Medtronic ($MDT) has completed enrollment in the U.S. arm of a large-scale study for the IN.PACT Admiral, a device the company hopes to make the first drug-eluting balloon to get FDA approval.

Medtronic is testing how well the tech treats peripheral artery disease in the superficial femoral and proximal popliteal arteries, enrolling 181 patients across about 40 sites around the U.S. and another 150 in Europe. All that data will go to support a PMA application, Medtronic says, once the company has reached its primary 12-month patency endpoints.

The latest studies follow on positive results from Medtronic's previous trials overseas, Senior Vice President Tony Semedo said in a statement, and the balloons have demonstrated themselves superior to on-the-market devices in lesion revascularization levels, late lumen loss reduction and adverse event reduction.

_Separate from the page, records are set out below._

### clip_dplm_amd/csrc/gemm_wgrad.hip

```cpp
#include "common.h"
#include <stdlib.h>

struct clipk_wgrad_v3_args {
  const unsigned short* dY; long lddy;
  const unsigned short* X; long ldx;
  float* slab; float* bslab;
  int M, N, K;
  int ntn, ntk, splits, m_per_split;
};
extern "C" void clipk_wgrad_v3_plan(int M, int N, int K, int* ntn, int* ntk, int* splits, int* mps);
extern "C" int clipk_wgrad_v3_launch(const clipk_wgrad_v3_args* a, void* stream);

namespace {

constexpr int BN = 128, BKO = 128, BMS = 64, NTHREADS = 256;
constexpr int ROWB = 256;
constexpr int TILE_BYTES = BMS * ROWB;
constexpr int LDS_BYTES = 2 * TILE_BYTES;

struct WP {
  const unsigned short* dY; long lddy;
  const unsigned short* X; long ldx;
  float* slab;
  float* bslab;
  int M, N, K;
  int ntn, ntk, splits, m_per_split;
// ... 245 lines not shown
  p.dY = (const unsigned short*)dY; p.lddy = lddy;
  p.X = (const unsigned short*)X; p.ldx = ldx;
  p.slab = (float*)workspace;
  p.bslab = dbias ? (float*)workspace + (size_t)pl.splits * N * K : nullptr;
  p.M = M; p.N = N; p.K = K;
  p.ntn = pl.ntn; p.ntk = pl.ntk; p.splits = pl.splits; p.m_per_split = pl.mps;
  hipLaunchKernelGGL(wgrad_kernel, dim3(pl.ntn * pl.ntk * pl.splits), dim3(NTHREADS), LDS_BYTES, st, p);
  int rc = clipk_check_launch();
  if (rc) return rc;
  long total4 = (long)N * K / 4;
  int blocks = (int)((total4 + 255) / 256); if (blocks > 2048) blocks = 2048; if (blocks < 1) blocks = 1;
  hipLaunchKernelGGL(wgrad_reduce_kernel, dim3(blocks), dim3(256), 0, st, (const float*)p.slab, (const float*)p.bslab,
                     pl.splits, pl.splits, N, K, dW, (long)lddw, dbias, accumulate, il_hd, il_rows);
  return clipk_check_launch();
}
```

### clip_dplm_amd/csrc/gemm_wgrad_v3.hip

```cpp
#include "common.h"
#include <stdlib.h>
#include <type_traits>

struct clipk_wgrad_v3_args {
  const unsigned short* dY; long lddy;
  const unsigned short* X; long ldx;
  float* slab;
  float* bslab;
  int M, N, K;
  int ntn, ntk, splits, m_per_split;
};

namespace {

constexpr int BN = 256, BKO = 256, BMS = 64;
constexpr int ROWB = 256;
constexpr int HALF_BYTES = BMS * ROWB;
constexpr int BUF_BYTES = 4 * HALF_BYTES;
constexpr int LDS_BYTES = 2 * BUF_BYTES;
constexpr int YH0 = 0, YH1 = HALF_BYTES, XH0 = 2 * HALF_BYTES, XH1 = 3 * HALF_BYTES;

typedef __attribute__((ext_vector_type(2))) unsigned int u32x2;

template <int OFF>
// ... 13 lines not shown
template <int KH, int NH>
__device__ __forceinline__ void quad(f32x4 (&acc)[8][4], const bf16x8 (&yf)[4][2], const bf16x8 (&xf)[2][2][2]) {
#pragma unroll
  for (int ms = 0; ms < 2; ++ms)
#pragma unroll
    for (int u = 0; u < 2; ++u)
#pragma unroll
      for (int t = 0; t < 4; ++t)
        acc[NH * 4 + t][KH * 2 + u] =
            __builtin_amdgcn_mfma_f32_16x16x32_bf16(yf[t][ms], xf[KH][u][ms], acc[NH * 4 + t][KH * 2 + u], 0, 0, 0);
}

#define CLIPK_SB() __builtin_amdgcn_sched_barrier(0)
#define CLIPK_BAR() __builtin_amdgcn_s_barrier()

template <int SCHED>
__global__ __launch_bounds__(512, 1) void wgrad_v3_kernel(const clipk_wgrad_v3_args p) {
  extern __shared__ __attribute__((aligned(16))) char smem[];
  const int tid = threadIdx.x, lane = tid & 63;
  const int wid = __builtin_amdgcn_readfirstlane(tid >> 6);
  const int wn = wid >> 2, wk = wid & 3;
  const int ntiles = p.ntn * p.ntk;
  const int bid = xcd_remap(blockIdx.x, gridDim.x);
  const int split = bid / ntiles;
  const int tile = bid - split * ntiles;
  const int tn = tile / p.ntk, tk = tile - tn * p.ntk;
  const int n0 = tn * BN, k0 = tk * BKO;
  const int M = p.M, N = p.N, K = p.K;
  const int m_beg = split * p.m_per_split;
  int m_end = m_beg + p.m_per_split; m_end = m_end < M ? m_end : M;
  const int nkt = (m_end - m_beg + BMS - 1) / BMS;
  const bool has_bias = p.bslab != nullptr;
  int bias_T = tk;

  unsigned yv[2], xv[2];
#pragma unroll
  for (int i = 0; i < 2; ++i) {
    const int row = 4 * (2 * wid + i) + (lane >> 4);
    const int slot = lane & 15;
    const int col = (((slot >> 1) ^ (row & 7)) << 4) + (slot & 1) * 8;
    yv[i] = (unsigned)(((long)row * p.lddy + (col >> 6) * 128 + (col & 63)) * 2);
    xv[i] = (unsigned)(((long)row * p.ldx + (col >> 5) * 64 + (col & 31)) * 2);
  }
  const unsigned short* y_end = p.dY + ((long)(M - 1) * p.lddy + N);
  const unsigned short* x_end = p.X + ((long)(M - 1) * p.ldx + K);
  auto stage = [&](bool is_y, int half, int T, int region) {
    const long mt = (long)m_beg + (long)T * BMS;
    const unsigned short* base = is_y ? p.dY + mt * p.lddy + (n0 + half * 64) : p.X + mt * p.ldx + (k0 + half * 32);
// ... 5 lines not shown
    for (int i = 0; i < 2; ++i)
      __builtin_amdgcn_raw_ptr_buffer_load_lds(d, (__attribute__((address_space(3))) void*)(dst + i * 1024), 16,
                                               (int)(is_y ? yv[i] : xv[i]), 0, 0, 0);
  };
  auto stage1 = [&](bool is_y, int half, int T, int region, int i) {
    const long mt = (long)m_beg + (long)T * BMS;
    const unsigned short* base = is_y ? p.dY + mt * p.lddy + (n0 + half * 64) : p.X + mt * p.ldx + (k0 + half * 32);
    const long left = ((is_y ? y_end : x_end) - base) * 2;
    const int bytes = left > 0 ? (int)(left < 0x7fffffffL ? left : 0x7fffffffL) : 0;
    const auto d = __builtin_amdgcn_make_buffer_rsrc((void*)base, 0, bytes, 0x00020000);
    char* dst = smem + (T & 1) * BUF_BYTES + region + wid * 2048 + i * 1024;
    __builtin_amdgcn_raw_ptr_buffer_load_lds(d, (__attribute__((address_space(3))) void*)dst, 16,
                                             (int)(is_y ? (i ? yv[1] : yv[0]) : (i ? xv[1] : xv[0])), 0, 0, 0);
  };

  f32x4 acc[8][4];
#pragma unroll
  for (int i = 0; i < 8; ++i)
#pragma unroll
    for (int j = 0; j < 4; ++j) acc[i][j] = f32x4{0.f, 0.f, 0.f, 0.f};
  f32x4 accb[2][2];
#pragma unroll
  for (int u = 0; u < 2; ++u) { accb[u][0] = f32x4{0.f, 0.f, 0.f, 0.f}; accb[u][1] = accb[u][0]; }
  bf16x8 ones;
#pragma unroll
  for (int j = 0; j < 8; ++j) ones[j] = (short)0x3F80;

  const int g = lane >> 4, li = lane & 15;
  const int trow = 4 * g + (li >> 2);
  const int sw = trow & 7;
  const unsigned lds0 = (unsigned)(size_t)(__attribute__((address_space(3))) char*)smem;
  unsigned ya[4], xa[2];
#pragma unroll
  for (int t = 0; t < 4; ++t) ya[t] = lds0 + trow * ROWB + (((wn * 4 + t) ^ sw) << 5) + 8 * (li & 3);
#pragma unroll
  for (int u = 0; u < 2; ++u) xa[u] = lds0 + trow * ROWB + (((wk * 2 + u) ^ sw) << 5) + 8 * (li & 3);

  if constexpr (SCHED == 1) {
// ... 219 lines not shown

    stage(true, 0, 0, YH0); stage(false, 0, 0, XH0); stage(false, 1, 0, XH1); stage(true, 1, 0, YH1);
    if (nkt > 1) {
      stage(true, 0, 1, YH0); stage(false, 0, 1, XH0); stage(false, 1, 1, XH1); stage(true, 1, 1, YH1);
      asm volatile("s_waitcnt vmcnt(8)" ::: "memory");
    } else {
      asm volatile("s_waitcnt vmcnt(0)" ::: "memory");
    }
    CLIPK_SB(); CLIPK_BAR(); CLIPK_SB();
    read_yq(I0{}, 0u); read_x(I0{}, 0u);
    for (int T = 0; T < nkt - 2; ++T) step2(std::integral_constant<int, 0>{}, T);
    if (nkt > 1) step2(std::integral_constant<int, 1>{}, nkt - 2);
    step2(std::integral_constant<int, 2>{}, nkt - 1);
  }

  float* slab = p.slab + (long)split * N * K;
#pragma unroll
  for (int i = 0; i < 8; ++i)
#pragma unroll
    for (int r = 0; r < 4; ++r) {
      const int n = n0 + wn * 128 + i * 16 + 4 * g + r;
#pragma unroll
      for (int j = 0; j < 4; ++j) {
        const int k = k0 + wk * 64 + j * 16 + li;
        if (n < N && k < K) slab[(long)n * K + k] = acc[i][j][r];
      }
    }
  if (has_bias && li == 0) {
    float* bs = p.bslab + ((long)split * p.ntk + tk) * N;
#pragma unroll
    for (int u = 0; u < 2; ++u)
#pragma unroll
      for (int r = 0; r < 4; ++r) {
        const int n = n0 + wn * 128 + u * 64 + wk * 16 + 4 * g + r;
        if (n < N) bs[n] = accb[u][0][r] + accb[u][1][r];
      }
  }
}

}
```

"With 7 femoropopliteal trials featuring IN.PACT drug-eluting balloons presented at medical meetings and 5 of them already published in peer-reviewed journals, Medtronic is on track to deliver this technology to U.S. physicians in a timely manner with an unprecedented volume of high-quality clinical data to support its adoption," Semedo said.

Medtronic's not the only devicemaker working to get a drug-eluting balloon on stateside shelves. Biotronik has posted some positive trial results for its Passeo-18 Lux, and Covidien ($COV) recently bought a California startup for an undisclosed amount to get its hands on the company's balloon, which it's targeting for a 2017 PMA.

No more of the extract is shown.